Bagi sekolah, masa pandemi membawa tantangan bagi guru baik dalam menyiapkan materi pelajaran yang menarik, beradaptasi dengan teknologi, maupun berelasi dengan para siswa. Pun bagi siswa itu sendiri. Mereka yang biasanya begitu aktif dipaksa harus di rumah saja. Mungkin tidak terlalu masalah jika lingkungan rumah cukup kondusif dan mendukung kenyamanan dan keamanan anak.

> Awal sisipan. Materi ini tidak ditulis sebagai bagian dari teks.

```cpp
extern "C" int rato_risk_stats_init(void* workspace, size_t workspace_bytes, void* stream) {
  RATO_CLEAR_ERROR();
  if (!workspace || workspace_bytes < sizeof(Workspace)) return RATO_EINVAL;
  hipLaunchKernelGGL(rs_init_kernel, dim3(1), dim3(RATO_BLOCK), 0, rato::as_stream(stream),
                     static_cast<Workspace*>(workspace));
  RATO_LAUNCH_CHECK();
  return RATO_OK;
}

extern "C" int rato_risk_stats(const float* Z, int64_t M, double alpha, float thr, void* workspace,
                               size_t workspace_bytes, double* out, void* stream) {
  return risk_stats_impl(Z, M, alpha, thr, workspace, workspace_bytes, out, nullptr, 0, 0, 1.0, nullptr, stream);
}

extern "C" int rato_risk_stats_batch(const float* Z, int64_t M, int64_t ldz, int32_t K, double alpha, float thr, void* workspace,
                                     size_t workspace_bytes, double* out, void* stream) {
  RATO_CLEAR_ERROR();
  if (!Z || !out || M <= 0 || ldz < M || K < 1 || !(alpha > 0.0) || !(alpha <= 1.0)) return RATO_EINVAL;
  if (M <= RS_SMALL_MAX && K <= 65535) {
    unsigned k;
    int var_is_max;
    stats_rank(M, alpha, k, var_is_max);
    hipLaunchKernelGGL(rs_small_batch, dim3((unsigned)K), dim3(RS1_T), 0, rato::as_stream(stream), Z, (long)M, (long)ldz, alpha, k,
                       var_is_max, thr, out);
    RATO_LAUNCH_CHECK();
    return RATO_OK;
  }
  for (int32_t i = 0; i < K; ++i) {
    const int rc = rato_risk_stats(Z + (size_t)i * ldz, M, alpha, thr, workspace, workspace_bytes, out + (size_t)i * RATO_N_STATS, stream);
    if (rc != RATO_OK) return rc;
  }
  return RATO_OK;
}

extern "C" int rato_risk_stats_recover(const float* Z, int64_t M, double alpha, float thr, void* workspace,
                                       size_t workspace_bytes, double* out, void* stream) {
  const int rc = rato_risk_stats_init(workspace, workspace_bytes, stream);
  if (rc != RATO_OK) return rc;
  return risk_stats_impl(Z, M, alpha, thr, workspace, workspace_bytes, out, nullptr, 0, 0, 1.0, nullptr, stream, true);
}

extern "C" int rato_sums_and_risk_stats(const float* part, int32_t nblocks, int32_t ncols, double scale,
                                        double* sums_out, const float* Z, int64_t M, double alpha, float thr,
                                        void* workspace, size_t workspace_bytes, double* out, void* stream) {
  if (!part) return RATO_EINVAL;
  return risk_stats_impl(Z, M, alpha, thr, workspace, workspace_bytes, out, part, nblocks, ncols, scale, sums_out,
                         stream);
}
```

Measured before the change: 9.568 billion.

## Guess the VaR bin window from the previous call to skip radix passes

The cooperative radix-select records the key range and threshold from each call in the workspace. On the next call it histograms keys into a narrow window centred on the previous threshold. If the target bin holds at most 256 keys, those candidates are gathered in global memory and ranked directly, which skips the second and third histogram passes and their grid-wide syncs. If too many keys land in the bin, it falls back to a full first pass plus the usual refinement and backs off exponentially before guessing again. This adds per-call state, extra min/max reductions and atomics, and a spin-wait on the candidate list.

```diff
diff --git a/riskaversetrajopt_amd/csrc/rato_sample_launch.h b/riskaversetrajopt_amd/csrc/rato_sample_launch.h
--- a/riskaversetrajopt_amd/csrc/rato_sample_launch.h
+++ b/riskaversetrajopt_amd/csrc/rato_sample_launch.h
@@ -35,6 +35,7 @@
   sp.tail.alpha = rq.alpha;
   sp.tail.thr = rq.thr;
   sp.tail.n_prod = grid;
+  sp.tail.guess = rato_sel::guess_enabled();
   rato_sel::stats_rank(M, rq.alpha, sp.tail.k, sp.tail.var_is_max);
   sp.grid = grid + extra;
   if (sp.lds < rato_sel::rs_body_lds_bytes<NT>()) sp.lds = rato_sel::rs_body_lds_bytes<NT>();
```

Namun, jika tidak, siapa lagi yang mereka harapkan di luar keluarga mereka? Apakah guru dan pembimbing sekolah minggu/remaja hanya bertugas memberikan informasi dan pengetahuan? Tentu tidak. Di sinilah peran guru sebagai gembala dibutuhkan.

Suatu hari di masa pembelajaran jarak jauh (PJJ), saya ikut masuk ke dalam salah satu kelas (virtual) di kelas 1 SD. Hari itu saatnya shepherding time. Seperti biasa, ibu guru menyapa muridnya di pagi hari. Seorang siswi tampak murung. Ibu guru bertanya apa yang terjadi kepadanya. Dengan malu-malu, anak itu menjawab, “Aku sedih, Bu.” Karena ada agenda dan materi yang harus disampaikan, ibu guru menunda untuk berbincang lebih lanjut dengannya. Di saat sesi sharing, anak ini ingin sekali berbicara, tetapi ibu guru masih harus menyelesaikan materinya dan mengobrol dengan siswa lainnya sehingga hanya berkata, “Nanti, ya, Nak, kita ngobrol.” Terlihat anak itu sedikit kecewa, tetapi tetap mengikuti pembelajaran dengan baik. Ada kalanya dia kembali meminta waktu untuk bercerita, tetapi ibu guru kembali bahwa dia boleh cerita setelah selesai kelas. Saya hanya bertanya-tanya di dalam hati sambil kasihan: ada apa dengan anak ini? Akhirnya, shepherding time selesai dan anak ini tetap tinggal di ruang virtual bersama ibu guru, beberapa asisten guru, juga saya.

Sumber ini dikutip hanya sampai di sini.